- **WHAT YOU HAVE TO DO**: Report how many lines in the records below hold "return", with no other output.

- **RECORDS PROVIDED**:
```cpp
static int loss_chunks(bool grad, const float* neg, int64_t N, int64_t ld, const float* dn, int64_t ldd) {
    const bool vec = N % 4 == 0 && ld % 4 == 0 && reinterpret_cast<uintptr_t>(neg) % 16 == 0 &&
                     (!grad || (ldd % 4 == 0 && reinterpret_cast<uintptr_t>(dn) % 16 == 0));
    if (!vec) return 0;
    if (N > 256 * 24) return -1;
    return N <= 256 * 4 ? 4 : N <= 256 * 12 ? 12 : 24;
}

}

using namespace bess;

extern "C" int bess_mask_scores(float* neg, int64_t n_triple, int64_t n_neg, int64_t ld,
                                int32_t diag_step, int32_t ht, int32_t ppp, const uint8_t* mask,
                                int64_t mask_rows, int64_t mask_cols, void* stream) {
    BESS_REQUIRE(n_triple >= 0 && n_neg >= 0 && ld >= n_neg, "mask_scores: bad sizes");
    if (n_triple == 0 || n_neg == 0) return BESS_OK;
    BESS_REQUIRE(neg, "mask_scores: NULL scores");
    BESS_REQUIRE(diag_step >= 0, "mask_scores: negative diag_step");
// ... 101 lines not shown
```

bess-kge_amd/csrc/prepare.hip:

```cpp
#include "common.h"
#include "loss_rows.h"

namespace bess {

struct TripleArgs {
    const void* head_base;
    const int32_t* head_idx;
    const void* tail_base;
    const int32_t* tail_idx;
    const void* rel_table;
    const int32_t* rel_idx;
    int64_t n;
    int W;
    int Wr;
    int norm_p;
};

template <typename T, int SCORER>
__device__ __forceinline__ void triple_fwd_body(const TripleArgs& a, int64_t s, int lane, float* __restrict__ out) {
    const T* h = row_ptr(static_cast<const T*>(a.head_base), a.head_idx, s, a.W);
    const T* t = row_ptr(static_cast<const T*>(a.tail_base), a.tail_idx, s, a.W);
    const T* r = static_cast<const T*>(a.rel_table) + static_cast<int64_t>(a.rel_idx[s]) * a.Wr;
    float acc = 0.f;
    if (SCORER == BESS_TRANSE) {
        for (int e = lane; e < a.W; e += 64) {
            const float x = to_f32(h[e]) + to_f32(r[e]) - to_f32(t[e]);
            acc += (a.norm_p == 1) ? fabsf(x) : lp_term(x, static_cast<float>(a.norm_p));
        }
    } else if (SCORER == BESS_DISTMULT) {
        for (int e = lane; e < a.W; e += 64) acc += to_f32(h[e]) * to_f32(r[e]) * to_f32(t[e]);
    } else {
        const int d = a.W / 2;
        for (int e = lane; e < d; e += 64) {
            const float hr = to_f32(h[e]), hi = to_f32(h[d + e]);
            const float tr = to_f32(t[e]), ti = to_f32(t[d + e]);
            float rr, ri;
            if (SCORER == BESS_ROTATE) {
                const float ph = to_f32(r[e]);
                rr = cosf(ph);
                ri = sinf(ph);
            } else {
                rr = to_f32(r[e]);
                ri = to_f32(r[d + e]);
            }
            const float qr = hr * rr - hi * ri;
            const float qi = hr * ri + hi * rr;
            if (SCORER == BESS_ROTATE) {
                const float xr = qr - tr, xi = qi - ti;
                acc += (a.norm_p == 1) ? (fabsf(xr) + fabsf(xi))
                                       : (lp_term(xr, static_cast<float>(a.norm_p)) + lp_term(xi, static_cast<float>(a.norm_p)));
            } else {
                acc += qr * tr + qi * ti;
            }
        }
    }
    acc = wave_allreduce_sum(acc);
    if (SCORER == BESS_TRANSE || SCORER == BESS_ROTATE)
        acc = -((a.norm_p == 1) ? acc : lp_root(acc, static_cast<float>(a.norm_p)));
    if (lane == 0) out[s] = acc;
}

template <typename T, int SCORER>
__global__ __launch_bounds__(256) void k_score_triple_fwd(TripleArgs a, float* __restrict__ out) {
    const int lane = threadIdx.x & 63;
    const int64_t s = blockIdx.x * 4ll + (threadIdx.x >> 6);
    if (s >= a.n) return;
    triple_fwd_body<T, SCORER>(a, s, lane, out);
}

struct QueryArgs {
    const void* ent_base;
    const int32_t* ent_idx;
    const void* rel_table;
    const int32_t* rel_idx;
    int64_t n;
    int W;
    int Wr;
    int side;
};

template <typename T, int SCORER>
__device__ __forceinline__ void query_fwd_body(const QueryArgs& a, int64_t q, int lane, float* __restrict__ query) {
    const T* x = row_ptr(static_cast<const T*>(a.ent_base), a.ent_idx, q, a.W);
    const T* r = static_cast<const T*>(a.rel_table) + static_cast<int64_t>(a.rel_idx[q]) * a.Wr;
    float* o = query + q * a.W;
    const bool tail = a.side == BESS_CORRUPT_TAIL;
    if (SCORER == BESS_TRANSE) {
        for (int e = lane; e < a.W; e += 64)
            o[e] = tail ? (to_f32(x[e]) + to_f32(r[e])) : (to_f32(x[e]) - to_f32(r[e]));
    } else if (SCORER == BESS_DISTMULT) {
        for (int e = lane; e < a.W; e += 64) o[e] = to_f32(x[e]) * to_f32(r[e]);
    } else {
        const int d = a.W / 2;
        for (int e = lane; e < d; e += 64) {
            const float xr = to_f32(x[e]), xi = to_f32(x[d + e]);
            float rr, ri;
            if (SCORER == BESS_ROTATE) {
                const float ph = tail ? to_f32(r[e]) : -to_f32(r[e]);
                rr = cosf(ph);
                ri = sinf(ph);
            } else {
                rr = to_f32(r[e]);
                ri = tail ? to_f32(r[d + e]) : -to_f32(r[d + e]);
            }
            o[e] = xr * rr - xi * ri;
            o[d + e] = xr * ri + xi * rr;
        }
    }
}

template <typename T, int SCORER>
__global__ __launch_bounds__(256) void k_query_fwd(QueryArgs a, float* __restrict__ query) {
    const int lane = threadIdx.x & 63;
    const int64_t q = blockIdx.x * 4ll + (threadIdx.x >> 6);
    if (q >= a.n) return;
    query_fwd_body<T, SCORER>(a, q, lane, query);
}

template <typename T, int SCORER>
__global__ __launch_bounds__(256) void k_query_triple_fwd(TripleArgs a, QueryArgs qa, float* __restrict__ query,
                                                          float* __restrict__ out) {
    const int lane = threadIdx.x & 63;
    const int64_t s = blockIdx.x * 4ll + (threadIdx.x >> 6);
    if (s >= a.n) return;
    query_fwd_body<T, SCORER>(qa, s, lane, query);
    triple_fwd_body<T, SCORER>(a, s, lane, out);
}
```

- **ANSWER BELOW**: 7